Oceanic Weather
The preliminary volcanic ash detection algorithm is shown in a) for the Soufriere Hills eruption on 20 May 2006 at 1445 UTC, approximately 3.5 hours after the initial eruption. For comparison, the corresponding visible satellite imagery is shown in b) and the infrared temperature imagery is shown in d). The cloud top height algorithm output (geopotential height in Kft) shown in c) is derived from the IR temperature through a mapping to the global model sounding.

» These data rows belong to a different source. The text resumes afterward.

# phylo42/EPIK

Hardware: AMD Instinct MI355X
Metric: reads placed/sec (higher is better)
Workload: dtype f32

## Files before the change

### epik_amd/capi.py

```python
from __future__ import annotations

import ctypes
import os

import numpy as np

_HERE = os.path.dirname(os.path.abspath(__file__))
LIB_PATH = os.environ.get("EPIK_AMD_LIB") or os.path.join(_HERE, "libepik_amd.so")

ABI_VERSION = 3

OK, ERR_INVALID, ERR_NO_DEVICE, ERR_HIP, ERR_UNSUPPORTED = 0, 1, 2, 3, 4

PLACEMENT = np.dtype([("branch", np.uint32), ("score", np.float32), ("lwr", np.float64)])
PKDB_VALUE = np.dtype([("branch", np.uint32), ("score", np.float32)])

EXPORTS = (
    "epik_amd_device_count",
    "epik_amd_last_error",
    "epik_amd_placer_create",
    "epik_amd_placer_plan",
    "epik_amd_placer_plan_sizes",
    "epik_amd_placer_build_image",
    "epik_amd_placer_destroy",
    "epik_amd_placer_place",
    "epik_amd_placer_place_device",
    "epik_amd_placer_algorithmic_bytes",
    "epik_amd_placer_create_sharded",
    "epik_amd_placer_accumulate_device",
    "epik_amd_placer_finish_device",
    "epik_amd_placer_partial_info",
    "epik_amd_placer_accumulate_lists_device",
    "epik_amd_placer_finish_lists_device",
    "epik_amd_placer_last_path",
    "epik_amd_placer_stream_build",
    "epik_amd_placer_place_sharded",
    "epik_amd_placer_release_scratch",
    "epik_amd_placer_set_wide_counts",
# ... 154 lines not shown
    lib.epik_amd_placer_release_scratch.restype = i32
    lib.epik_amd_placer_release_scratch.argtypes = [vp]
    lib.epik_amd_placer_stream_build.restype = i32
    lib.epik_amd_placer_stream_build.argtypes = [vp, ctypes.POINTER(ctypes.c_uint32), ctypes.POINTER(ctypes.c_uint32)]
    lib.epik_amd_placer_last_path.restype = i32
    lib.epik_amd_placer_last_path.argtypes = [vp, ctypes.POINTER(ctypes.c_uint32)]
    lib.epik_amd_placer_plan.restype = i32
    lib.epik_amd_placer_plan.argtypes = [ctypes.POINTER(PlacerDesc), ctypes.c_uint32, ctypes.c_uint32, u64,
                                         ctypes.POINTER(Plan)]
    lib.epik_amd_placer_plan_sizes.restype = i32
    lib.epik_amd_placer_plan_sizes.argtypes = [ctypes.c_uint32] * 4 + [ctypes.POINTER(ListBin), u64, ctypes.c_uint32, ctypes.c_uint32,
                                               u64, ctypes.POINTER(Plan)]
    lib.epik_amd_placer_build_image.restype = i32
    lib.epik_amd_placer_build_image.argtypes = [ctypes.POINTER(PlacerDesc), ctypes.c_uint32, ctypes.c_uint32, u64,
                                                vp, vp, vp]
    lib.epik_amd_placer_destroy.restype = None
    lib.epik_amd_placer_destroy.argtypes = [vp]
    lib.epik_amd_placer_place.restype = i32
    lib.epik_amd_placer_place.argtypes = [vp, vp, vp, u64, vp, vp, vp]
    lib.epik_amd_placer_place_device.restype = i32
    lib.epik_amd_placer_place_device.argtypes = [vp, vp, vp, u64, vp, vp, vp, vp]
    lib.epik_amd_placer_algorithmic_bytes.restype = i32
    lib.epik_amd_placer_algorithmic_bytes.argtypes = [vp, vp, vp, u64, vp, vp, ctypes.POINTER(u64)]
    lib.epik_amd_placer_launch_info.restype = i32
    lib.epik_amd_placer_launch_info.argtypes = [vp, ctypes.POINTER(ctypes.c_uint32),
                                                ctypes.POINTER(ctypes.c_uint32),
                                                ctypes.POINTER(ctypes.c_uint32)]
    lib.epik_amd_placer_set_wide_counts.restype = i32
    lib.epik_amd_placer_set_wide_counts.argtypes = [vp, i32]
    lib.epik_amd_placer_choose_counts.restype = i32
# ... 33 lines not shown
```

### epik_amd/csrc/capi.hip

```cpp
#include <hip/hip_runtime.h>

#include <algorithm>
#include <atomic>
#include <cmath>
#include <cstdio>
#include <cstdlib>
#include <cstring>
#include <new>
#include <string>
#include <thread>
#include <vector>

#include "db_image.hpp"
#include "epik_amd.h"
#include "place_kernel.h"
#include "placer_impl.hpp"

namespace {

thread_local std::string g_last_error;
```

A variety of hazards such as volcanic ash, convection, turbulence, icing and adverse headwinds affect the safety, efficiency and economic viability of aircraft operations over oceanic regions. Accident databases from national and international sources indicate that aircraft incursion into volcanic ash clouds, for example, is a safety concern that causes $10M/year in damage to engines, avionics and airframes and impacts efficiency costs by $1.4M/year. Adverse headwinds, hazardous convection, turbulence, icing and lightning often necessitate aircraft rerouting while in-flight, leading to higher fuel costs and delays. Despite the significance of these hazards, few, if any, high-resolution aviation weather products are available to pilots, dispatchers, and air traffic managers. Development of improved tools for detecting and forecasting hazards has long been plagued by severely-limited data availability in remote oceanic regions, the long duration of transoceanic flights, and the difficulty of transmitting critical information into the cockpit. RAL’s Oceanic Weather Program, sponsored by the FAA, works to overcome these limitations through the use of a diverse range of satellite observations, global model results and satellite-based communications.
FY06 Accomplishments
A preliminary algorithm for volcanic ash detection has been devised using a scaled combination of several satellite-based volcanic ash detection algorithms. Figure 1 shows an example from the Soufriere Hills eruption on 20 May 2006. This preliminary algorithm shows good performance at detecting the ash cloud for the first few hours after the eruption. Future efforts will focus on improving detection performance as the ash cloud disperses. The “Weather in the Cockpit” operational demonstration of the cloud top height product was a significant milestone for the OWPDT. Each day four United Airlines flights have been given printouts of the cloud top height product when significant weather is expected to be encountered in the next two hours of flight. Pilot feedback shows a positive response to the product as they currently have little graphical inflight weather information.